# antonilo/unsupervised_detection

Measured on NVIDIA H100. Metric: frame-pairs/sec adversarial train step 256x448, higher is better.
Workload: dtype bf16

## Files before the change

### include/cis_b200.h

```cpp
#ifndef CIS_B200_H_
#define CIS_B200_H_
#include <stdint.h>
#include <stddef.h>

#ifdef __cplusplus
extern "C" {
#endif

typedef void* cis_stream_t;

enum { CIS_OK = 0, CIS_ERR_BAD_ARG = 1, CIS_ERR_UNSUPPORTED = 2, CIS_ERR_CUDA = 3 };
enum { CIS_ACT_NONE = 0, CIS_ACT_ELU = 1, CIS_ACT_LEAKY = 2 };
enum { CIS_MAX_TAPS = 49, CIS_MAX_SRC = 4 };

typedef struct {
  const void* ptr;
  int32_t pitch;
  int32_t c_off;
  int32_t chunks;
  int32_t n_mod;
} CisSrc;

typedef struct {
  int32_t N, H, W;
// ... 52 lines not shown
  int16_t dw[CIS_MAX_TAPS];
  int32_t nsrc;
  CisSrc src[CIS_MAX_SRC];
  const void* g;
  int32_t g_pitch, g_coff, g_chunks;
  float* dwp;
  int32_t Cout;
  int32_t K_pad;
  int32_t splits;
  int32_t tma;
  int32_t nh;
  int32_t nwg;
} CisWgrad;

const char* cis_last_error(void);
int cis_version(void);
uint32_t cis_crc32c(uint32_t crc, const void* data, size_t n);
int cis_host_resize_bilinear_legacy(const float* src, int32_t H, int32_t W, int32_t C, float* dst, int32_t OH, int32_t OW);
int cis_host_bgr8_to_rgb_resized(const unsigned char* bgr, int32_t H, int32_t W, float* dst, int32_t OH, int32_t OW);

int cis_conv_igemm(const CisConv* d, cis_stream_t stream);
int cis_conv_s2_phase_plan(const CisConv* d, CisConv* h, int16_t* wk);
int cis_set_persist_mode(int mode);
int cis_conv_wgrad(const CisWgrad* d, cis_stream_t stream);

int cis_pack_weights(const float* w, const int32_t* kmap, int32_t K_pad, int32_t rows, int32_t cout, int32_t sn, const int32_t* nmap,
                     void* wp, cis_stream_t stream);
int cis_pack_weights_tiled(const float* w, const int32_t* kmap, int32_t cin8, int32_t ntaps, int32_t n_tiles, int32_t BN, int32_t cout,
                           int32_t sn, const int32_t* nmap, void* out, int32_t thin, cis_stream_t stream);
int cis_unpack_wgrad(const float* dwp, const int32_t* kmap, int32_t K_pad, int32_t cout, int32_t nsplit, float* dw, const float* colpart,
                     int32_t nblocks, int32_t nch, float* db, int32_t layout, cis_stream_t stream);
int cis_bn_fold(const float* w, const float* bias, const float* gamma, const float* beta, int64_t nw, int32_t cout, float* w_eff,
                float* b_eff, cis_stream_t stream);
int cis_bn_chain(const float* w, const float* bias, const float* gamma, float* dw_eff_to_dw, const float* db_eff, int64_t nw,
                 int32_t cout, float* dbias, float* dgamma, float* dbeta, cis_stream_t stream);

enum { CIS_JOB_PACK = 0, CIS_JOB_PACK_TILED = 1, CIS_JOB_UNPACK = 2, CIS_JOB_BN_FOLD = 3, CIS_JOB_BN_CHAIN = 4 };
typedef struct {
  int32_t kind;
  int32_t i[8];
  int64_t n;
  const void* p[8];
} CisParamJob;
int cis_param_multi(const CisParamJob* jobs_dev, int32_t njobs, int32_t total_blocks, cis_stream_t stream);

int cis_dact_mul(void* g, int32_t g_pitch, int32_t g_coff, const void* y, int32_t y_pitch, int32_t y_coff, const void* res,
                 int32_t res_pitch, int32_t res_coff, int64_t npix, int32_t chunks, int32_t act, float alpha, cis_stream_t stream);
// ... 114 lines not shown
```

### unsupervised_detection_b200/_lib.py

```python
import ctypes as C
import os

_HERE = os.path.dirname(os.path.abspath(__file__))
LIB_PATH = os.path.join(_HERE, os.environ.get('CIS_LIB_NAME', 'libcis_b200.so'))

MAX_TAPS, MAX_SRC = 49, 4
ACT_NONE, ACT_ELU, ACT_LEAKY = 0, 1, 2
RESIZE_BILINEAR, RESIZE_NEAREST = 0, 1


class CisSrc(C.Structure):
    _fields_ = [('ptr', C.c_void_p), ('pitch', C.c_int32), ('c_off', C.c_int32), ('chunks', C.c_int32), ('n_mod', C.c_int32)]


class CisParamJob(C.Structure):
    _fields_ = [('kind', C.c_int32), ('i', C.c_int32 * 8), ('n', C.c_int64), ('p', C.c_void_p * 8)]


JOB_PACK, JOB_PACK_TILED, JOB_UNPACK, JOB_BN_FOLD, JOB_BN_CHAIN = range(5)


class CisSub(C.Structure):
    _fields_ = [('tap0', C.c_int32), ('ntaps', C.c_int32), ('hoy', C.c_int32), ('hox', C.c_int32), ('OH', C.c_int32), ('OW', C.c_int32),
                ('oa', C.c_int32), ('ob', C.c_int32), ('wpack', C.c_void_p)]
# ... 8 lines not shown
                ('bias', C.c_void_p), ('act', C.c_int32), ('alpha', C.c_float),
                ('DH', C.c_int32), ('DW', C.c_int32), ('osh', C.c_int32), ('osw', C.c_int32), ('oa', C.c_int32), ('ob', C.c_int32),
                ('out', C.c_void_p), ('out_pitch', C.c_int32), ('out_coff', C.c_int32), ('out_ch', C.c_int32),
                ('outf', C.c_void_p), ('outf_pitch', C.c_int32), ('outf_coff', C.c_int32), ('outf_ch', C.c_int32),
                ('add_pre', C.c_void_p), ('add_pre_pitch', C.c_int32), ('add_pre_coff', C.c_int32),
                ('addf_pre', C.c_void_p), ('addf_pitch', C.c_int32), ('addf_coff', C.c_int32),
                ('add_post', C.c_void_p), ('add_post_pitch', C.c_int32), ('add_post_coff', C.c_int32),
                ('mode', C.c_int32),
                ('halo', C.c_int32), ('dil', C.c_int32), ('MT', C.c_int32), ('hoy', C.c_int32), ('hox', C.c_int32),
                ('ey', C.c_int32), ('ex', C.c_int32),
                ('splits', C.c_int32), ('sk_scratch', C.c_void_p), ('sk_counters', C.c_void_p),
                ('nph', C.c_int32), ('ph_tap', C.c_int32 * 5), ('sk_cluster', C.c_int32),
                ('nsub', C.c_int32), ('sub', CisSub * 4), ('nwg', C.c_int32), ('thin', C.c_int32)]


class CisWgrad(C.Structure):
    _fields_ = [('N', C.c_int32), ('H', C.c_int32), ('W', C.c_int32), ('OH', C.c_int32), ('OW', C.c_int32),
                ('sh', C.c_int32), ('sw', C.c_int32), ('ntaps', C.c_int32),
                ('dh', C.c_int16 * MAX_TAPS), ('dw', C.c_int16 * MAX_TAPS),
                ('nsrc', C.c_int32), ('src', CisSrc * MAX_SRC),
                ('g', C.c_void_p), ('g_pitch', C.c_int32), ('g_coff', C.c_int32), ('g_chunks', C.c_int32),
                ('dwp', C.c_void_p), ('Cout', C.c_int32), ('K_pad', C.c_int32), ('splits', C.c_int32), ('tma', C.c_int32),
                ('nh', C.c_int32), ('nwg', C.c_int32)]
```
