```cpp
extern "C" int disyolo_adam_step(float* w, const float* grad, float* m, float* v, int64_t n, int64_t n_decay, float lr,
                                 float beta1, float beta2, float eps, float l2, int64_t t, float grad_scale,
                                 void* stream) {
  DY_REQUIRE(w && grad && m && v && n > 0 && t >= 1 && n_decay >= 0 && n_decay <= n, "adam: bad args");
  DY_RECORD_OR_RUN([=](void* s) { return disyolo_adam_step(w, grad, m, v, n, n_decay, lr, beta1, beta2, eps, l2, t, grad_scale, s); });
  const double lr_t = (double)lr * sqrt(1.0 - pow((double)beta2, (double)t)) / (1.0 - pow((double)beta1, (double)t));
  int grid = ceil_div(n, 256);
  if (grid > 256 * 16) grid = 256 * 16;
  hipLaunchKernelGGL(adam_kernel, dim3(grid), dim3(256), 0, (hipStream_t)stream, w, grad, m, v, n, n_decay,
                     (float)lr_t, beta1, beta2, eps, l2, grad_scale);
  DY_CHECK_LAUNCH();
  return DISYOLO_OK;
}

extern "C" int disyolo_adam_step_dev(float* w, const float* grad, float* m, float* v, int64_t n, int64_t n_decay,
                                     float lr, float beta1, float beta2, float eps, float l2, int64_t* step_counter,
                                     float grad_scale, void* stream) {
  DY_REQUIRE(w && grad && m && v && step_counter && n > 0 && n_decay >= 0 && n_decay <= n, "adam_dev: bad args");
  DY_RECORD_OR_RUN([=](void* s) {
// ... 100 lines not shown
```

Measured before the change: 2184.

## Add BM/pixel-per-stage wgrad variants and vectorized multi-chunk slab reduction

The wgrad kernel now takes BM and PS (pixel-steps per pipeline stage) as template parameters, and small-K, narrow-N convolutions use a BM=64, PS=2, 4-stage variant so each DMA stage carries more pixels per barrier. The slab reduction kernel is rewritten to load float4 vectors, unroll deeper across splits, and, when there are many splits, divide them among thread groups inside the block. Launching goes through a helper that raises the dynamic LDS limit when needed. The aim is fewer barriers and better tile use for small layers and a cheaper split-K reduction, at the cost of more LDS and more template instantiations.

```diff
diff --git a/dis-yolo_amd/csrc/conv_wgrad.hip b/dis-yolo_amd/csrc/conv_wgrad.hip
--- a/dis-yolo_amd/csrc/conv_wgrad.hip
+++ b/dis-yolo_amd/csrc/conv_wgrad.hip
@@ -48,22 +48,24 @@
   asm volatile("s_waitcnt vmcnt(%0)" ::"n"(N) : "memory");
 }
 
-template <int BN, int ST>
+template <int BM, int BN, int PS, int ST>
 __global__ __launch_bounds__(256) void conv_wgrad_kernel(WgradParams p) {
-  constexpr int BM = 128;
   constexpr int WM = 2, WN = 2, NW = 4;
   constexpr int WTM = BM / WM, WTN = BN / WN;
   constexpr int MI = WTM / 16, NI = WTN / 16;
   constexpr int XCH = BM / 8, YCH = BN / 8;
   constexpr int XP = BM * 2, YP = BN * 2;
   constexpr int SLAB = 1024 * NW;
-  constexpr int X_BYTES = 32 * XP;
-  constexpr int Y_BYTES = (32 * YP + SLAB - 1) / SLAB * SLAB;
+  constexpr int PX = 32 * PS;
+  constexpr int X_BYTES = PX * XP;
+  constexpr int Y_BYTES = (PX * YP + SLAB - 1) / SLAB * SLAB;
   constexpr int XI = X_BYTES / SLAB, YI = Y_BYTES / SLAB;
   constexpr int LPT = XI + YI;
   constexpr int STB = X_BYTES + Y_BYTES;
   constexpr int PRE = ST - 1;
-  static_assert(WTN % 16 == 0, "BN must be a multiple of 32");
+  static_assert(WTN % 16 == 0 && WTM % 32 == 0, "BN must be a multiple of 32, BM of 64");
+  static_assert(X_BYTES % SLAB == 0, "the input image of a stage is a whole number of block-wide DMAs");
+  static_assert(LPT * PRE < 64, "vmcnt counts to 63");
 
   extern __shared__ __attribute__((aligned(16))) char smem[];
   const unsigned lds0 = (unsigned)(size_t)(__attribute__((address_space(3))) char*)smem;
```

TASK REQUIREMENTS: Go line by line through the records and copy those that contain the word "return".

SOLUTION FOR THIS PROBLEM:
  DY_RECORD_OR_RUN([=](void* s) { return disyolo_adam_step(w, grad, m, v, n, n_decay, lr, beta1, beta2, eps, l2, t, grad_scale, s); });
  return DISYOLO_OK;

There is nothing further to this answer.